I am writing to let you (car dealers) know that your full-page ad--your letter of "outrage" about The Times article on "Car-Buying Traps"--is an outrageous insult to the intelligent car-buying public. I also must tell you that the ad got a great laugh when I read it aloud in my office this morning.
The laugh was a communal laugh of recognition. Your basic assertion, that car dealers "are in the business to serve the needs of the customer," is absurd based on our common experiences. Most people would rather have root canal surgery than have to take the hard sell and complex negotiating tricks they know they are going to face at a car dealership.
Your letter seemingly reflects a grand state of denial or a rationalization of a crummy way of doing business. You say you "strenuously object to The Times writer's comment that 'not knowing the dealer's price' presents a trap for the buyer."
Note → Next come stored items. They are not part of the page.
@@ -469,7 +505,25 @@
     const bool trunk_last = tb && m > 0;
     bool bound = false;
     const hipEvent_t bind_ev = bind_env ? dfeat_ready : nullptr;
-    if (m > 0) {
+    const bool one_launch = trunk_last && grid >= 2 && m_dev && !tb->two_launch;
+    if (one_launch) {
+        PSVO_REQUIRE(!tb->h2 || tb->src, "mlp_bwd: the trunk's h2 rows need their source index");
+        cnt_a = m_dev;
+        cnt_b = tb->m_dev;
+        const TrunkSrc tk{tb->m_dev, tb->g_sdf, tb->feat, tb->h2, tb->src};
+        const InterpFuse ip_a = ip ? *ip : InterpFuse{}, ip_b = tb->ip ? *tb->ip : InterpFuse{};
+        constexpr int kLdsAb = kLdsBwd3 > kLdsTrunk ? kLdsBwd3 : kLdsTrunk;
+        psvo::StopBind sb(bind_ev);
+        if (tb->h2)
+            launch_lds<k_mlp_bwd3<true, true>>(dim3(grid), dim3(kF2Threads), kLdsAb, st, m, images, src, g, slabs,
+                                               ip_a, m_dev, tk, ip_b, cost);
+        else
+            launch_lds<k_mlp_bwd3<true, false>>(dim3(grid), dim3(kF2Threads), kLdsAb, st, m, images, src, g, slabs,
+                                                ip_a, m_dev, tk, ip_b, cost);
+        bound = sb.consumed();
+        const int rc = check_launch("mlp_bwd3 (both classes)");
+        if (rc) return rc;
+    } else if (m > 0) {
         psvo::StopBind sb(trunk_last ? nullptr : bind_ev);
         launch_lds<k_mlp_bwd3<true>>(dim3(grid), dim3(kF2Threads), kLdsBwd3, st, m, images, src, g, slabs,
                                      ip ? *ip : InterpFuse{}, m_dev);
@@ -479,7 +533,7 @@
     } else if (hipMemsetAsync(slabs, 0, (size_t)slab_floats * sizeof(float), st) != hipSuccess) {
         return set_error(PSVO_E_LAUNCH, "mlp_bwd: memset failed");
     }
-    if (trunk_last) {
+    if (trunk_last && !one_launch) {
         slabs_b = slabs + slab_floats;
         PSVO_REQUIRE(!tb->h2 || tb->src, "mlp_bwd: the trunk's h2 rows need their source index");
         psvo::StopBind sb(bind_ev);
diff --git a/proud-slam_amd/csrc/psvo_common.h b/proud-slam_amd/csrc/psvo_common.h
--- a/proud-slam_amd/csrc/psvo_common.h
+++ b/proud-slam_amd/csrc/psvo_common.h
@@ -339,7 +339,34 @@
     const InterpFuse *ip;
     const float *h2 = nullptr;
     const int *src = nullptr;
-};
+    bool two_launch = false;
+};
+
+struct BwdSplitCost {
+    int a, b, b0;
+};
+constexpr BwdSplitCost kBwdSplitCost = {75, 35, 16};
+BwdSplitCost bwd_split_cost();
+__host__ __device__ inline int64_t bwd_split_rounds(int64_t units, int n) { return ((units + n - 1) / n + 3) / 4; }
+__host__ __device__ inline int bwd_split_na(int64_t units_a, int64_t units_b, int n_wg, BwdSplitCost c) {
+    if (units_a <= 0) return 0;
+    if (units_b <= 0 || n_wg < 2) return n_wg;
+    auto t_a = [&](int n) { return bwd_split_rounds(units_a, n) * c.a; };
+    auto t_b = [&](int n) { return bwd_split_rounds(units_b, n_wg - n) * c.b + c.b0; };
+    int lo = 1, hi = n_wg - 1;
+    while (lo < hi) {
+        const int mid = (lo + hi) / 2;
+        if (t_a(mid) <= t_b(mid))
+            hi = mid;
+        else
+            lo = mid + 1;
+    }
+    auto t = [&](int n) {
+        const int64_t ta = t_a(n), tb = t_b(n);
+        return ta > tb ? ta : tb;
+    };
+    return lo > 1 && t(lo - 1) < t(lo) ? lo - 1 : lo;
+}
 int mlp_bwd(void *stream, int64_t m, int width, const float *feat, const float *images, const float *rgb,
             const float *act, const uint64_t *masks, const float *g_sdf, const float *g_rgb, float *dfeat,
             float *const *grads, int accumulate, int n_split, float *workspace, hipEvent_t dfeat_ready,
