@@ -101,4 +102,42 @@
     return __builtin_amdgcn_mbcnt_hi(~0u, __builtin_amdgcn_mbcnt_lo(~0u, 0u));
 }
 
+struct LaneIndex {
+    int64_t i0;
+    __device__ __forceinline__ int64_t lane() const { return i0; }
+    __device__ __forceinline__ int64_t wave_first(int vec) const { return i0 - (int64_t)lane_id() * vec; }
+    template <class T> __device__ __forceinline__ T *at(T *row) const { return row + i0; }
+};
+struct LaneSplit {
+    uint64_t wg0;
+    uint32_t t;
+    __device__ __forceinline__ int64_t lane() const { return (int64_t)(wg0 + t); }
+    __device__ __forceinline__ int64_t wave_first(int vec) const {
+        return (int64_t)(wg0 + (uint32_t)__builtin_amdgcn_readfirstlane((int)(t - lane_id() * (uint32_t)vec)));
+    }
+    template <class T> __device__ __forceinline__ T *at(T *row) const {
+        typedef typename std::conditional<std::is_const<T>::value, const char, char>::type Byte;
+        typedef __attribute__((address_space(1))) Byte GlobalByte;
+        uint64_t base = reinterpret_cast<uint64_t>(row) + wg0 * sizeof(T);
+        asm("" : "+s"(base));
+        return reinterpret_cast<T *>((Byte *)(reinterpret_cast<GlobalByte *>(base) + (uint32_t)(t * (uint32_t)sizeof(T))));
+    }
+};
+
+template <class T, int VEC, bool NT, bool GUARD, class Pos>
+__device__ __forceinline__ void load_row_at(const T *__restrict__ p, const Pos &pos, int64_t n, T (&v)[VEC]) {
+    if constexpr (GUARD) load_row<T, VEC, NT, true>(p, pos.lane(), n, v);
+    else load_row<T, VEC, NT, false>(pos.at(p), 0, n, v);
 }
+template <class T, int VEC, bool NT, bool GUARD, class Pos>
+__device__ __forceinline__ void store_row_at(T *__restrict__ p, const Pos &pos, int64_t n, const T (&v)[VEC]) {
+    if constexpr (GUARD) store_row<T, VEC, NT, true>(p, pos.lane(), n, v);
+    else store_row<T, VEC, NT, false>(pos.at(p), 0, n, v);
+}
+template <int VEC, bool NT, bool GUARD, class Pos>
+__device__ __forceinline__ void store_u8_at(uint8_t *__restrict__ p, const Pos &pos, int64_t n, const uint8_t (&v)[VEC]) {
+    if constexpr (GUARD) store_u8<VEC, NT, true>(p, pos.lane(), n, v);
+    else store_u8<VEC, NT, false>(pos.at(p), 0, n, v);
+}
+
+}
diff --git a/gym.net_amd/csrc/step_kernels.hpp b/gym.net_amd/csrc/step_kernels.hpp
--- a/gym.net_amd/csrc/step_kernels.hpp
+++ b/gym.net_amd/csrc/step_kernels.hpp
@@ -1,6 +1,7 @@
 #pragma once
 #include "kernels.hpp"
 
+#include <cstddef>
 #include <cstdio>
 #include <type_traits>
 
@@ -252,6 +253,128 @@
 }
 
 template <int VEC>
+__device__ __forceinline__ uint32_t rank_masks(const uint64_t (&mask)[VEC], uint32_t (&off)[VEC]) {
+    uint32_t total = 0;
+#pragma unroll
+    for (int j = 0; j < VEC; ++j) {
+        off[j] = total + __builtin_amdgcn_mbcnt_hi((uint32_t)(mask[j] >> 32), __builtin_amdgcn_mbcnt_lo((uint32_t)mask[j], 0u));
+        total += (uint32_t)__popcll(mask[j]);
+    }
+    return total;
+}
+
+template <class Env, int VEC, bool LANE_SEEDS, bool ONE>
+__device__ __forceinline__ void reset_finished_round(const uint32_t base, const uint32_t total, const uint32_t A, const uint32_t lane,
+                                                     const uint32_t (&rank)[VEC], const bool (&fin_flag)[VEC], const uint64_t (&mask)[VEC],
+                                                     typename Env::Real (&s)[Env::S][VEC],
+                                                     const StepArgsT<typename Env::Real> &a, int64_t wave_i0, int64_t n, uint64_t tick,
+                                                     ResetScratch<Env> *sc) {
+    constexpr int S = Env::S;
+    using Real = typename Env::Real;
+    constexpr bool SPLIT = has_split_reset<Env>();
+    bool fin[VEC];
+#pragma unroll
+    for (int j = 0; j < VEC; ++j) fin[j] = ONE ? __builtin_amdgcn_inverse_ballot_w64(mask[j]) : fin_flag[j];
+    {
+        if constexpr (ONE) {
+            static_assert(offsetof(ResetScratch<Env>, draw) == 64 * sizeof(uint32_t) && sizeof(sc->draw) >= 64 * sizeof(uint32_t), "park word");
+            uint32_t *const words = reinterpret_cast<uint32_t *>(sc);
+            const uint32_t park = 64u + lane;
+#pragma unroll
+            for (int j = 0; j < VEC; ++j) words[fin[j] ? rank[j] : park] = lane * VEC + (uint32_t)j;
+        } else {
+#pragma unroll
+            for (int j = 0; j < VEC; ++j)
+                if (fin[j] && rank[j] - base < A) sc->slot[rank[j] - base] = lane * VEC + (uint32_t)j;
+        }
+        wave_lds_fence();
+        if constexpr (SPLIT) {
+            const uint32_t r = lane >> 1, call = lane & 1u;
+            const bool draws = r < A && r < total - base;
+            PhiloxWords w{};
+            if (kResetFullExec || draws) {
+                const uint32_t sl = sc->slot[draws ? r : 0u];
+                const int64_t gl = wave_i0 + (int64_t)sl;
+                uint64_t key = a.seed;
+                if constexpr (LANE_SEEDS) {
+                    if (a.lane_seed && gl < n) key = a.lane_seed[gl];
+                }
+                w = lane_words(Env::reset_call_key(key, call), a.lane_offset + (uint64_t)gl, tick);
+            }
+            const PhiloxWords other = neighbour_words(w);
+            if ((kResetFullExec || draws) && call == 0) {
+                Real sj[S];
+                Env::reset_from_words(sj, w, other);
+#pragma unroll
+                for (int k = 0; k < S; ++k) sc->draw[r][k] = sj[k];
+            }
+        } else if (kResetFullExec || lane < total - base) {
+            const uint32_t sl = sc->slot[lane < total - base ? lane : 0u];
+            const int64_t gl = wave_i0 + (int64_t)sl;
+            Real sj[S];
+            bool drawn = false;
+            if constexpr (LANE_SEEDS) {
+                if (a.lane_seed) {
+                    draw_reset<Env, false>(sj, gl < n ? a.lane_seed[gl] : a.seed, a.lane_offset + (uint64_t)gl, tick);
+                    drawn = true;
+                }
+            }
+            if (!drawn) draw_reset<Env, true>(sj, a.seed, a.lane_offset + (uint64_t)gl, tick);
+#pragma unroll
+            for (int k = 0; k < S; ++k) sc->draw[lane][k] = sj[k];
+        }
+        wave_lds_fence();
+        Real got[VEC][S];
+#pragma unroll
+        for (int j = 0; j < VEC; ++j) {
+            const uint32_t r = rank[j] - base;
+            const uint32_t row = ONE ? (r & 63u) : (r < A ? r : 0u);
+#pragma unroll
+            for (int k = 0; k < S; ++k) got[j][k] = sc->draw[row][k];
+        }
+#pragma unroll
+        for (int j = 0; j < VEC; ++j) {
+            const bool mine = ONE ? fin[j] : (fin[j] && rank[j] - base < A);
+#pragma unroll
+            for (int k = 0; k < S; ++k) s[k][j] = mine ? got[j][k] : s[k][j];
+        }
+        wave_lds_fence();
+    }
+}
+
+template <class Env, int VEC, bool LANE_SEEDS>
+__device__ __forceinline__ void reset_finished_wave(const bool (&fin)[VEC], const uint64_t (&mask)[VEC], typename Env::Real (&s)[Env::S][VEC],
+                                                    const StepArgsT<typename Env::Real> &a, int64_t i0, int64_t wave_i0, int64_t n, uint64_t tick,
+                                                    ResetScratch<Env> *sc) {
+    constexpr int S = Env::S;
+    using Real = typename Env::Real;
+    static_assert(Env::OBS_ALIASES_STATE, "the compacted reset hands back the state only");
+    uint32_t rank[VEC];
+    const uint32_t total = rank_masks<VEC>(mask, rank);
+    if (total == 0) return;
+    const uint32_t lane = lane_id();
+    constexpr bool SPLIT = has_split_reset<Env>();
+    const uint32_t active = (uint32_t)__popcll(__ballot(1));
+    const uint32_t A = SPLIT ? active >> 1 : active;
+    if constexpr (SPLIT) {
+        if (A == 0) {
+            uint32_t pending = 0;
+#pragma unroll
+            for (int j = 0; j < VEC; ++j) pending |= fin[j] ? (1u << j) : 0u;
+            Real o_unused[Env::O][VEC];
+            reset_pending<Env, VEC, LANE_SEEDS>(pending, s, o_unused, a, i0, n, tick);
+            return;
+        }
+    }
+    if (total <= A) {
+        reset_finished_round<Env, VEC, LANE_SEEDS, true>(0u, total, A, lane, rank, fin, mask, s, a, wave_i0, n, tick, sc);
+    } else {
+        for (uint32_t base = 0; base < total; base += A)
+            reset_finished_round<Env, VEC, LANE_SEEDS, false>(base, total, A, lane, rank, fin, mask, s, a, wave_i0, n, tick, sc);
+    }
+}
+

And you object that car dealers are held to a higher standard than companies like Sears in the sale of refrigerators, or American Airlines in the sale of airline tickets. This so obviously avoids the point: We don't, we can't, negotiate (in most cases) for refrigerators or airline tickets! If we could, we'd want to know, or be able to estimate, the seller's real cost.
If the "vast majority of car buyers are very sophisticated," as you state, why are they flocking to Saturn's non-negotiable price policy? The Saturn dealers I spoke to are the first to tell you: Their car is not radically different; yet people buy them because it is a less-threatening (dare I use the word pleasant?) car-buying experience.
I am one of the "sophisticated buyers" you refer to. And yet I'm sick to death of new-car buying. By and large, the sales managers I run into are seemingly looking to "trap" and "snooker" me.
The traps are out there. The negative tenor of car salespeople is out there, and you know it. If you don't know, go out to the dealerships--not as president of the California Motor Car Dealers Assn.--but as a regular guy. I will be shocked if you still assert that articles like Ms. Kristof's are offensive or unnecessary.
Apparently Ron Frieberg, president of the California Motor Car Dealers Assn., has not gone shopping for refrigerators lately.
Refrigerator salesmen do not take offers from potential buyers and respond with such classic lines as: "I really want to make this deal with you, but I'm not sure my manager is going to go for this. I mean, we've had a lot of people in looking at this fridge and it really could go at any minute. But let me take this offer back and we'll see if we can work something out."
Today's car buyers do not really care what a dealer's profit is on a car. We only care about the dealer's cost because your industry (with rare exceptions) insists on turning an automobile purchase into a day at the thrift shop. If dealerships continue to force buyers into negotiating over the price of a car, then buyers must by necessity know the dealer's cost.
If you were more concerned about fairness, rather than playing games with your customers, I am sure you could easily come up with a reasonable price for a car that would enable you to cover your "overhead" and still make a nice profit. This would contrast with the price at which you now list your cars, prices only truly uninformed people actually pay.
If Sears can quote one price on its refrigerators, why can't car dealers? If you were to charge a set price, no one would be able to claim that you were attempting to "trap" or "snooker" buyers again.